Retype each entry below precisely as it reads.

☆ ☆ ☆ ☆ ☆ ☆ ☆

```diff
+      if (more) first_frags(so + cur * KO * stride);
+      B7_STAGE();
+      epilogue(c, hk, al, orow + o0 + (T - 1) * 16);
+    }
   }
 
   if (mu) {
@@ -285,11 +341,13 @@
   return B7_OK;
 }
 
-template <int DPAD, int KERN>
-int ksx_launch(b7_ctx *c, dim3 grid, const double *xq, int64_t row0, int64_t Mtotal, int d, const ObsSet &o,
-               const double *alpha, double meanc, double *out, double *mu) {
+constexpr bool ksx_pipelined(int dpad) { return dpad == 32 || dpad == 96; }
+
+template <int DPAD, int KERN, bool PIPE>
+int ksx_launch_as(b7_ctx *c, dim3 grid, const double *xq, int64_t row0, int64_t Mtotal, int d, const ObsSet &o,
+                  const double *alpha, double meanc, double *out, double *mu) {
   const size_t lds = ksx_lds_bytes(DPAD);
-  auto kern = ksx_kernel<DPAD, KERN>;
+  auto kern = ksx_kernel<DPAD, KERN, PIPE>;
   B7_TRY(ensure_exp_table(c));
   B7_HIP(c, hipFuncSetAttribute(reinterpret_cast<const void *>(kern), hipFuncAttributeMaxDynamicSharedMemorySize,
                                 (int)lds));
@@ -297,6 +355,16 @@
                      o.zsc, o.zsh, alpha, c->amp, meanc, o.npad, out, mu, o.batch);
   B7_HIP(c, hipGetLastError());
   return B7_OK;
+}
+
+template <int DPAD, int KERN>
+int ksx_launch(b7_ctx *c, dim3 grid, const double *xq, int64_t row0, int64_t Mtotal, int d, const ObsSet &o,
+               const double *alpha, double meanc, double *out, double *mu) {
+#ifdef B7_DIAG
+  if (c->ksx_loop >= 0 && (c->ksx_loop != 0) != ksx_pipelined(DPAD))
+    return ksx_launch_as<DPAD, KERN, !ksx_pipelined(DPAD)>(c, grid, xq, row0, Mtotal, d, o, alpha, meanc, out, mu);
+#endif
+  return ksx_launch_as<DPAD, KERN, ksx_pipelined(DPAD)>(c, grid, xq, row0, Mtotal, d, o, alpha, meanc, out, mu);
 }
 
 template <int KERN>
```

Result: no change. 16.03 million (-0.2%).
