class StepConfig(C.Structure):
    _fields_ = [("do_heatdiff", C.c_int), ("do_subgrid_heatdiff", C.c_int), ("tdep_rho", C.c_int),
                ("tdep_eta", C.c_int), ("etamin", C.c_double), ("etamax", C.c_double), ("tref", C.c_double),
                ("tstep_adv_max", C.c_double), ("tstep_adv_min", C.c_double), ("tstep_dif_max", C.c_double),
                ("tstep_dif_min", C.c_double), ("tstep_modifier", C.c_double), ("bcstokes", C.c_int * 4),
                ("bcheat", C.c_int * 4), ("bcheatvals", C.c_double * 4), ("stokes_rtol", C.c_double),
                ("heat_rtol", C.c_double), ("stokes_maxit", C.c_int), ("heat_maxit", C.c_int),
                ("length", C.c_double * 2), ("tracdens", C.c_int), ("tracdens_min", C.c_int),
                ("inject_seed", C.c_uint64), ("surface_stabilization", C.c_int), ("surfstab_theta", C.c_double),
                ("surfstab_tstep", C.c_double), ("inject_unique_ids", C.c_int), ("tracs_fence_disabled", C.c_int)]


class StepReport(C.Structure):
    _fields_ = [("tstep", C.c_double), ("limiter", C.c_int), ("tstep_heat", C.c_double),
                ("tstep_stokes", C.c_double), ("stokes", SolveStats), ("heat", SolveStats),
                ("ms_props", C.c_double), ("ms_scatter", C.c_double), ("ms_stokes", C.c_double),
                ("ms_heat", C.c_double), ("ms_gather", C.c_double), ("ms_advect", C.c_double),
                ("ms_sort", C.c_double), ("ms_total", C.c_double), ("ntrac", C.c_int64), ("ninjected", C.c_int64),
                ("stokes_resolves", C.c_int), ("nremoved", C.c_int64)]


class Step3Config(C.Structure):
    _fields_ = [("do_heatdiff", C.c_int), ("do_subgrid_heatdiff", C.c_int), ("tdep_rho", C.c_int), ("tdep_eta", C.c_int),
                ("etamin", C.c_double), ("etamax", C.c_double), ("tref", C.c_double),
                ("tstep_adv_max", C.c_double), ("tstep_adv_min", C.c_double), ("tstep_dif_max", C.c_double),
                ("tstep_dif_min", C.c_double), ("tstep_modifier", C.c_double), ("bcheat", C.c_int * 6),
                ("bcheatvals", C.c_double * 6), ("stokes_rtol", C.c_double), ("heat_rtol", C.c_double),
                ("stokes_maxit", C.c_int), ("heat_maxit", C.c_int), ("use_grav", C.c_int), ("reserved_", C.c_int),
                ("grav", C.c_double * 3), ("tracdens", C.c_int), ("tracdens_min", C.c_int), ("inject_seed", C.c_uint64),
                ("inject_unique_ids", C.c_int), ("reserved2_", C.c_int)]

☆ ☆ ☆ ☆ ☆ ☆ ☆

▸ **EXERCISE ANSWER**:
```diff
+      if (more) first_frags(so + cur * KO * stride);
+      B7_STAGE();
+      epilogue(c, hk, al, orow + o0 + (T - 1) * 16);
+    }
   }
 
   if (mu) {
@@ -285,11 +341,13 @@
   return B7_OK;
 }
 
-template <int DPAD, int KERN>
-int ksx_launch(b7_ctx *c, dim3 grid, const double *xq, int64_t row0, int64_t Mtotal, int d, const ObsSet &o,
-               const double *alpha, double meanc, double *out, double *mu) {
+constexpr bool ksx_pipelined(int dpad) { return dpad == 32 || dpad == 96; }
+
+template <int DPAD, int KERN, bool PIPE>
+int ksx_launch_as(b7_ctx *c, dim3 grid, const double *xq, int64_t row0, int64_t Mtotal, int d, const ObsSet &o,
+                  const double *alpha, double meanc, double *out, double *mu) {
   const size_t lds = ksx_lds_bytes(DPAD);
-  auto kern = ksx_kernel<DPAD, KERN>;
+  auto kern = ksx_kernel<DPAD, KERN, PIPE>;
   B7_TRY(ensure_exp_table(c));
   B7_HIP(c, hipFuncSetAttribute(reinterpret_cast<const void *>(kern), hipFuncAttributeMaxDynamicSharedMemorySize,
                                 (int)lds));
@@ -297,6 +355,16 @@
                      o.zsc, o.zsh, alpha, c->amp, meanc, o.npad, out, mu, o.batch);
   B7_HIP(c, hipGetLastError());
   return B7_OK;
+}
+
+template <int DPAD, int KERN>
+int ksx_launch(b7_ctx *c, dim3 grid, const double *xq, int64_t row0, int64_t Mtotal, int d, const ObsSet &o,
+               const double *alpha, double meanc, double *out, double *mu) {
+#ifdef B7_DIAG
+  if (c->ksx_loop >= 0 && (c->ksx_loop != 0) != ksx_pipelined(DPAD))
+    return ksx_launch_as<DPAD, KERN, !ksx_pipelined(DPAD)>(c, grid, xq, row0, Mtotal, d, o, alpha, meanc, out, mu);
+#endif
+  return ksx_launch_as<DPAD, KERN, ksx_pipelined(DPAD)>(c, grid, xq, row0, Mtotal, d, o, alpha, meanc, out, mu);
 }
 
 template <int KERN>
```

Result: no change. 16.03 million (-0.2%).
class StepConfig(C.Structure):
    _fields_ = [("do_heatdiff", C.c_int), ("do_subgrid_heatdiff", C.c_int), ("tdep_rho", C.c_int),
                ("tdep_eta", C.c_int), ("etamin", C.c_double), ("etamax", C.c_double), ("tref", C.c_double),
                ("tstep_adv_max", C.c_double), ("tstep_adv_min", C.c_double), ("tstep_dif_max", C.c_double),
                ("tstep_dif_min", C.c_double), ("tstep_modifier", C.c_double), ("bcstokes", C.c_int * 4),
                ("bcheat", C.c_int * 4), ("bcheatvals", C.c_double * 4), ("stokes_rtol", C.c_double),
                ("heat_rtol", C.c_double), ("stokes_maxit", C.c_int), ("heat_maxit", C.c_int),
                ("length", C.c_double * 2), ("tracdens", C.c_int), ("tracdens_min", C.c_int),
                ("inject_seed", C.c_uint64), ("surface_stabilization", C.c_int), ("surfstab_theta", C.c_double),
                ("surfstab_tstep", C.c_double), ("inject_unique_ids", C.c_int), ("tracs_fence_disabled", C.c_int)]


class StepReport(C.Structure):
    _fields_ = [("tstep", C.c_double), ("limiter", C.c_int), ("tstep_heat", C.c_double),
                ("tstep_stokes", C.c_double), ("stokes", SolveStats), ("heat", SolveStats),
                ("ms_props", C.c_double), ("ms_scatter", C.c_double), ("ms_stokes", C.c_double),
                ("ms_heat", C.c_double), ("ms_gather", C.c_double), ("ms_advect", C.c_double),
                ("ms_sort", C.c_double), ("ms_total", C.c_double), ("ntrac", C.c_int64), ("ninjected", C.c_int64),
                ("stokes_resolves", C.c_int), ("nremoved", C.c_int64)]


class Step3Config(C.Structure):
    _fields_ = [("do_heatdiff", C.c_int), ("do_subgrid_heatdiff", C.c_int), ("tdep_rho", C.c_int), ("tdep_eta", C.c_int),
                ("etamin", C.c_double), ("etamax", C.c_double), ("tref", C.c_double),
                ("tstep_adv_max", C.c_double), ("tstep_adv_min", C.c_double), ("tstep_dif_max", C.c_double),
                ("tstep_dif_min", C.c_double), ("tstep_modifier", C.c_double), ("bcheat", C.c_int * 6),
                ("bcheatvals", C.c_double * 6), ("stokes_rtol", C.c_double), ("heat_rtol", C.c_double),
                ("stokes_maxit", C.c_int), ("heat_maxit", C.c_int), ("use_grav", C.c_int), ("reserved_", C.c_int),
                ("grav", C.c_double * 3), ("tracdens", C.c_int), ("tracdens_min", C.c_int), ("inject_seed", C.c_uint64),
                ("inject_unique_ids", C.c_int), ("reserved2_", C.c_int)]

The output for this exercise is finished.